* **TASK INSTRUCTIONS**: Your answer should consist of the lines in the data below that contain "rlog".

* **DATA EXCERPTS**:
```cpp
extern "C" int sonet_knn_stage_input_p16(const void *rec, const void *z_p16, const float *wl, const float *scale, const float *shift, int relu,
                                         int B, int M, int K, int C, void *h1_p16, sonet_stream_t stream)
{
    const char *what = "sonet_knn_stage_input_p16";
    SONET_REQUIRE(rec && z_p16 && wl && scale && shift && h1_p16, "%s: NULL pointer", what);
    SONET_REQUIRE(B > 0 && M > 0 && C > 0 && K >= 1 && K <= 128, "%s: bad size B=%d M=%d C=%d K=%d", what, B, M, C, K);
    const long long Lp = (long long)sonet_knn_stage_columns(B, M, K), Lm = (long long)sonet_node_stage_columns(B, M);
    const long long nblk = Lp / 128;
    const int KC = sonet::ceil_div(C, 16);
    if (nblk > 0x7FFFFFFFll || (double)KC * 64.0 * (double)Lp >= 2.0e9) return sonet::fail(SONET_ERR_UNSUPPORTED, "%s: too many columns", what);
    const int ngrp = sonet::ceil_div(KC, KS_CPW);
    int gy = sonet::ceil_div(ngrp, KS_MAXG);
    while (gy < ngrp && nblk * gy < 512) ++gy;
#ifdef SONET_VARIANTS
    if (const char *e = sonet::knob("SONET_KSI_GY")) { const int v = atoi(e); if (v >= sonet::ceil_div(ngrp, KS_MAXG) && v <= ngrp) gy = v; }
#endif
    hipLaunchKernelGGL(knn_stage_input_kernel, dim3((unsigned)nblk, (unsigned)gy), dim3(256), 0, sonet::as_stream(stream),
                       reinterpret_cast<const int4 *>(rec), reinterpret_cast<const uint4 *>(z_p16), wl, scale, shift, relu, C, Lp, Lm,
                       reinterpret_cast<uint4 *>(h1_p16), sonet::range_log(), sonet::knob("SONET_KSI_ABL") ? atoi(sonet::knob("SONET_KSI_ABL")) : 0);
    return sonet::launched(what);
}

extern "C" int sonet_p16_flat_to_bcm_f32(const void *p16, float *x, int B, int C, int M, sonet_stream_t stream)
{
    const char *what = "sonet_p16_flat_to_bcm_f32";
    SONET_REQUIRE(p16 && x, "%s: NULL pointer", what);
    SONET_REQUIRE(B > 0 && C > 0 && M > 0, "%s: non-positive size", what);
    const int KC = sonet::ceil_div(C, 16);
    const long long BM = (long long)B * M;
    if (KC * 2 > 65535) return sonet::fail(SONET_ERR_UNSUPPORTED, "%s: C too large for one launch", what);
    hipLaunchKernelGGL(p16_flat_to_bcm_kernel, dim3((unsigned)sonet::ceil_div64(BM, 256), (unsigned)(KC * 2)), dim3(256), 0, sonet::as_stream(stream),
                       reinterpret_cast<const uint4 *>(p16), x, C, M, BM, (long long)sonet_node_stage_columns(B, M), KC);
    return sonet::launched(what);
}
```

so-net_amd/csrc/pointmlp_h3p.hip:

```cpp
#include "common.hpp"

namespace {

constexpr int P_THREADS = 256;
constexpr int P_KPAD = 8;
constexpr unsigned OOB = 0x7FFFFF00u;

template <bool RELU>
__device__ __forceinline__ void split_act(float x0, float x1, unsigned &h, unsigned &m) {
    constexpr float lo = RELU ? 0.f : -2047.f;
    p16_split2(32.f * __builtin_amdgcn_fmed3f(x0, lo, 2047.f), 32.f * __builtin_amdgcn_fmed3f(x1, lo, 2047.f), h, m);
}

__global__ __launch_bounds__(256) void h3p_pack_kernel(const float *__restrict__ W, uint4 *__restrict__ Wp, int Cin, int Cout, int KCP,
                                                        long long total, unsigned *__restrict__ trailer)
{
    const long long t = (long long)blockIdx.x * 256 + threadIdx.x;
    if (t >= total) return;
    RangeAcc wr = {0, 0u};
    const int lane = (int)(t & 63);
    const long long r = t >> 6;
    const int kc = (int)(r % KCP), ct = (int)(r / KCP);
    const int o = ct * 32 + (lane & 31), hh = lane >> 5;
    unsigned h[4], m[4];
#pragma unroll
    for (int p = 0; p < 4; ++p) {
        const int c0 = kc * 16 + p16_channel(hh, 2 * p), c1 = c0 + 1;
        float w0 = (o < Cout && c0 < Cin) ? W[(long long)o * Cin + c0] : 0.f;
        float w1 = (o < Cout && c1 < Cin) ? W[(long long)o * Cin + c1] : 0.f;
        range_track(wr, w0, w1);
        w0 = 32.f * clamp_keep_nan(w0, 2047.f);
        w1 = 32.f * clamp_keep_nan(w1, 2047.f);
        p16_split2(w0, w1, h[p], m[p]);
    }
    uint4 *dst = Wp + (r * 2) * 64 + lane;
    dst[0] = make_uint4(h[0], h[1], h[2], h[3]);
    dst[64] = make_uint4(m[0], m[1], m[2], m[3]);
    range_publish(trailer, wave_umax(range_amax_bits(wr)), lane);
}

template <bool AFFINE>
__global__ __launch_bounds__(256) void p16_from_f32_kernel(const float *__restrict__ x, uint4 *__restrict__ p, int C, int L, int KC,
                                                            const float *__restrict__ scale, const float *__restrict__ shift, int relu,
                                                            unsigned *__restrict__ rlog)
{
    __shared__ unsigned wmax[4];
    const int kc = blockIdx.y >> 1, hh = blockIdx.y & 1, b = blockIdx.z;
    RangeAcc xr = {0, 0u};
    const float *xb0 = x + (size_t)b * C * L;
    uint4 *pb = p + (size_t)b * KC * 4 * L;
    float sc[8], sf[8];
    if constexpr (AFFINE) {
#pragma unroll
        for (int e = 0; e < 8; ++e) {
            const int c = kc * 16 + p16_channel(hh, e);
            sc[e] = c < C ? scale[c] : 0.f;
            sf[e] = c < C ? shift[c] : 0.f;
        }
    }
#pragma unroll
    for (int it = 0; it < 4; ++it) {
        const int l = blockIdx.x * 1024 + it * 256 + threadIdx.x;
        if (l >= L) break;
        const float *xb = xb0 + l;
        float v[8];
#pragma unroll
        for (int e = 0; e < 8; ++e) {
            const int c = kc * 16 + p16_channel(hh, e);
            float t = c < C ? xb[(size_t)c * L] : 0.f;
            if constexpr (AFFINE) {
                t = __fmaf_rn(t, sc[e], sf[e]);
                if (relu) t = t < 0.f ? 0.f : t;
            }
            v[e] = t;
        }
        unsigned h[4], m[4];
#pragma unroll
        for (int q = 0; q < 4; ++q) {
            range_track(xr, v[2 * q], v[2 * q + 1]);
            split_act<false>(v[2 * q], v[2 * q + 1], h[q], m[q]);
        }
        pb[((size_t)(kc * 2 + 0) * 2 + hh) * L + l] = make_uint4(h[0], h[1], h[2], h[3]);
        pb[((size_t)(kc * 2 + 1) * 2 + hh) * L + l] = make_uint4(m[0], m[1], m[2], m[3]);
    }
    if (rlog != nullptr) {
        const unsigned wm = wave_umax(range_amax_bits(xr));
        if ((threadIdx.x & 63) == 0) wmax[threadIdx.x >> 6] = wm;
        __syncthreads();
        if (threadIdx.x == 0) {
            const unsigned a = wmax[0] > wmax[1] ? wmax[0] : wmax[1], c2 = wmax[2] > wmax[3] ? wmax[2] : wmax[3];
            const unsigned mx = a > c2 ? a : c2;
            if (mx > __atomic_load_n(rlog + 2, __ATOMIC_RELAXED)) atomicMax(rlog + 2, mx);
        }
    }
}

__global__ __launch_bounds__(256) void p16_to_f32_kernel(const uint4 *__restrict__ p, float *__restrict__ x, int C, int L, int KC)
{
    const int l = blockIdx.x * 256 + threadIdx.x;
    const int kc = blockIdx.y >> 1, hh = blockIdx.y & 1, b = blockIdx.z;
    if (l >= L) return;
    const uint4 *pb = p + (size_t)b * KC * 4 * L;
    const uint4 hv = pb[((size_t)(kc * 2 + 0) * 2 + hh) * L + l], mv = pb[((size_t)(kc * 2 + 1) * 2 + hh) * L + l];
    const f16x8 h8 = __builtin_bit_cast(f16x8, hv), m8 = __builtin_bit_cast(f16x8, mv);
    float *xb = x + (size_t)b * C * L + l;
#pragma unroll
    for (int e = 0; e < 8; ++e) {
        const int c = kc * 16 + p16_channel(hh, e);
        if (c < C) xb[(size_t)c * L] = ((float)h8[e] + (float)m8[e]) * 0.03125f;
    }
}

struct H3pArgs {
    const void *x1, *x2;
    const void *Wp;
    const float *scale, *shift;
    float *y;
    void *yp;
    const int32_t *gidx;
    const float *zadd;
    const int32_t *zidx;
    unsigned *rlog;
    double *stats_partial;
    int abl;
    unsigned long long *prof;
    long long ngroups;
    int KC1, KC2, L1, L, Cout, CT, KC, KCr, KCP, ct_per_y, nslab, ncol, gpc, relu, ZM;
    int GK, G, ngout, Lout;
};

__device__ __forceinline__ u32x4_t bload16(i32x4_t rsrc, unsigned voff, unsigned soff) {
    u32x4_t r;
    asm volatile("buffer_load_dwordx4 %0, %1, %2, %3 offen" : "=v"(r) : "v"(voff), "s"(rsrc), "s"(soff) : "memory");
    return r;
}
__device__ __forceinline__ void bstore16(__amdgpu_buffer_rsrc_t rsrc, unsigned voff, unsigned soff, u32x4_t v) {
    __builtin_amdgcn_raw_buffer_store_b128(v, rsrc, voff, soff, 0);
}
__device__ __forceinline__ void bstore4(__amdgpu_buffer_rsrc_t rsrc, unsigned voff, unsigned soff, float v) {
    __builtin_amdgcn_raw_buffer_store_b32(__builtin_bit_cast(unsigned, v), rsrc, voff, soff, 0);
}
template <int N>
__device__ __forceinline__ void wait_barrier(u32x4_t &a, u32x4_t &b) {
    asm volatile("s_waitcnt vmcnt(%2)\n\ts_barrier" : "+v"(a), "+v"(b) : "n"(N) : "memory");
}
template <int N>
__device__ __forceinline__ void wait_barrier(u32x4_t &a, u32x4_t &b, u32x4_t &c, u32x4_t &d) {
    asm volatile("s_waitcnt vmcnt(%4)\n\ts_barrier" : "+v"(a), "+v"(b), "+v"(c), "+v"(d) : "n"(N) : "memory");
}

template <int NC>
__device__ __forceinline__ void sched_pair() {
    __builtin_amdgcn_sched_group_barrier(0x100, 1, 0);
    __builtin_amdgcn_sched_group_barrier(0x008, NC == 2 ? 3 : 1, 0);
    __builtin_amdgcn_sched_group_barrier(0x100, 1, 0);
    __builtin_amdgcn_sched_group_barrier(0x008, NC == 2 ? 3 : 2, 0);
    __builtin_amdgcn_sched_group_barrier(0x100, 1, 0);
    __builtin_amdgcn_sched_group_barrier(0x008, NC == 2 ? 3 : 1, 0);
    __builtin_amdgcn_sched_group_barrier(0x100, 1, 0);
    __builtin_amdgcn_sched_group_barrier(0x008, NC == 2 ? 3 : 2, 0);
}

constexpr int GM_STRIDE = 136;
__device__ __forceinline__ float nan_max(float m, float v) { return (v > m || v != v) ? v : m; }
__device__ __forceinline__ void lds_barrier() { asm volatile("s_waitcnt lgkmcnt(0)\n\ts_barrier" ::: "memory"); }
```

* **SOLUTION TO THE PROBLEM**:
                                                            unsigned *__restrict__ rlog)
    if (rlog != nullptr) {
            if (mx > __atomic_load_n(rlog + 2, __ATOMIC_RELAXED)) atomicMax(rlog + 2, mx);
    unsigned *rlog;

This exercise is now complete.